I think the cat escaped from the bag, so let's say Dawn and I look forward to adding Johnathon as our newest partner!!!  I have often recommended him for "custom" pouring---we hope Exotics will allow him more time for pouring and he will enjoy the chance to create even MORE new ideas!!

Look for his blanks soon--we will certainly let you know when they arrive!!!

Thanks for saying "Yes", Johnathon!!
(I still miss Shea on the forum!!)


----------



## Rob73 (May 2, 2011)

Wow! That's a real nice looking blank.


----------



## Katsin (May 2, 2011)

All your pens look spectacular Jonathan. 

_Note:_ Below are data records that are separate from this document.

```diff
@@ -593,6 +816,15 @@
     const long regions = (long)p.nimg * c2m_cdiv(p.Ho, 2 * p.th) * c2m_cdiv(p.Wo, 2 * p.tw);
     if (regions * p.mtiles > 0x7fffffffL) return (int)hipErrorInvalidValue;
     dim3 grid((unsigned)(regions * p.mtiles));
+    p.u_bytes = 0;
+    if (split) {
+        if (!wino_split_built(p.M, p.K, p.nkt, p.ptab != nullptr)) return (int)hipErrorInvalidValue;
+        p.u_bytes = (unsigned)(c2m_wino_upack_split_floats(p.M, p.K) * 4);
+        if (gen) hipLaunchKernelGGL((conv_wino_kernel<2, true, 2>), grid, dim3(256), 0, (hipStream_t)stream, p);
+        else     hipLaunchKernelGGL((conv_wino_kernel<2, false, 2>), grid, dim3(256), 0, (hipStream_t)stream, p);
+        __atomic_fetch_add(&wino_counts[gen ? 1 : 0], 1L, __ATOMIC_RELAXED);
+        return (int)hipGetLastError();
+    }
     if (gen) {
         if (p.M <= 32) hipLaunchKernelGGL((conv_wino_kernel<1, true>), grid, dim3(256), 0, (hipStream_t)stream, p);
         else           hipLaunchKernelGGL((conv_wino_kernel<2, true>), grid, dim3(256), 0, (hipStream_t)stream, p);
diff --git a/c2m_amd/ops.py b/c2m_amd/ops.py
--- a/c2m_amd/ops.py
+++ b/c2m_amd/ops.py
@@ -1077,12 +1077,23 @@
     return a.ctypes.data_as(ctypes.c_void_p)
 
 
-def _wino_filter(w, Cout, Cin, dgrad):
+def _wino_filter(w, Cout, Cin, dgrad, split=False):
     L = _lib.lib()
     M, K = (Cin, Cout) if dgrad else (Cout, Cin)
+    if split:
+        U = torch.empty(L.c2m_wino_upack_split_floats(M, K), device=w.device, dtype=torch.float32)
+        _lib.check(L.c2m_wino_filter_transform_split(_p(w), _p(U), Cout, Cin, dgrad, _stream()), "wino_filter_transform_split")
+        return U
     U = torch.empty(L.c2m_wino_upack_floats(M, K), device=w.device, dtype=torch.float32)
     _lib.check(L.c2m_wino_filter_transform(_p(w), _p(U), Cout, Cin, dgrad, _stream()), "wino_filter_transform")
     return U
+
+
+def _wino_split(geom):
+    r = _lib.lib().c2m_wino_math(_gp(geom))
+    if r < 0:
+        raise RuntimeError("c2m_amd: C2M_WINO_MATH must be fp32, split or auto")
+    return bool(r)
 
 
 def _pack_native(w, M, C, ck, kdims, stride, s_m, s_c):
@@ -1224,6 +1235,8 @@
     g_ = pl.wino_dgrad_geom
     if pl.dgrad_route in ("wino4", "wino4_ring"):
         U, conv_wino = _packed(w, frozen_w, ("wino4-dgrad",), lambda: _wino4_filter(w, Cout, Cin, 1)), L.c2m_conv_wino4
+    elif _wino_split(g_):
+        U, conv_wino = _packed(w, frozen_w, ("wino-dgrad", "split"), lambda: _wino_filter(w, Cout, Cin, 1, True)), L.c2m_conv_wino_split
     else:
         U, conv_wino = _packed(w, frozen_w, ("wino-dgrad",), lambda: _wino_filter(w, Cout, Cin, 1)), L.c2m_conv_wino
     gx = torch.empty(pl.in_shape, device=dev, dtype=torch.float32)
@@ -1399,6 +1412,8 @@
             w.permute(0, 2, 1, 3, 4).reshape(Cout, 3 * Cin, 3, 3).contiguous(), Cout, 3 * Cin, 0))
     elif pl.fwd_route == "wino4":
         U, conv_wino = _packed(w, frozen_w, ("wino4-fwd",), lambda: _wino4_filter(w, Cout, Cin, 0)), L.c2m_conv_wino4
+    elif _wino_split(pl.wino_fwd_geom):
+        U, conv_wino = _packed(w, frozen_w, ("wino-fwd", "split"), lambda: _wino_filter(w, Cout, Cin, 0, True)), L.c2m_conv_wino_split
     else:
         U = _packed(w, frozen_w, ("wino-fwd",), lambda: _wino_filter(w, Cout, Cin, 0))
     _fwd_timed(pl, lambda: conv_wino(_p(U), _p(x), _p(y), None, _p(b), _gp(pl.wino_fwd_geom), act, slope, _stream()), x, w, y,
diff --git a/include/c2m_hip.h b/include/c2m_hip.h
--- a/include/c2m_hip.h
+++ b/include/c2m_hip.h
@@ -57,6 +57,12 @@
 int c2m_wino_regions(int Ho, int Wo);
 int c2m_conv_wino(const float* upack, const float* X, float* Y, float* Y_interior, const float* bias,
                   const int64_t* geom, int act, float slope, void* stream);
+long c2m_wino_upack_split_floats(int M, int K);
+int c2m_wino_filter_transform_split(const float* w, float* upack, int Cout, int Cin, int dgrad, void* stream);
+int c2m_wino_math(const int64_t* geom);
+int c2m_conv_wino_split(const float* upack, const float* X, float* Y, float* Y_interior, const float* bias,
+                        const int64_t* geom, int act, float slope, void* stream);
+int c2m_wino_math_counts(int64_t* out, int reset);
 
 long c2m_wino4_upack_floats(int M, int K);
 int c2m_wino4_filter_transform(const float* w, float* upack, int Cout, int Cin, int dgrad, void* stream);
```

Looking forward to seeing a few of your blanks up at Exotics.


----------



## Mark (May 2, 2011)

Love the kit, love the blank. Well Done Jonathan. 

Good Luck with Exotics..


----------



## johncrane (May 2, 2011)

Awesome work Jonathon! i think that's a front page pen you've made, l also love the colors your coming up with.


----------



## el_d (May 2, 2011)

Great blank Jon and Congrats.


----------



## johnspensandmore (May 2, 2011)

WOW!! That is one GREAT looking pen! I want one of those blanks!


----------



## Brooks803 (May 3, 2011)

Thanks Everyone! It would be awesome to see it grace the front page!




ed4copies said:


> I think the cat escaped from the bag, so let's say Dawn and I look forward to adding Johnathon as our newest partner!!! I have often recommended him for "custom" pouring---we hope Exotics will allow him more time for pouring and he will enjoy the chance to create even MORE new ideas!!
> 
> Look for his blanks soon--we will certainly let you know when they arrive!!!
> 
> ...


 

Sorry Ed! I guess I got a lil excited . Shea said she's gonna create a new name since her old one is with her maiden name and get back into the posting game!


----------



## ed4copies (May 3, 2011)

Don't be SORRY!!!!

WE look FORWARD to having you join us and will make a big splash of some sort!!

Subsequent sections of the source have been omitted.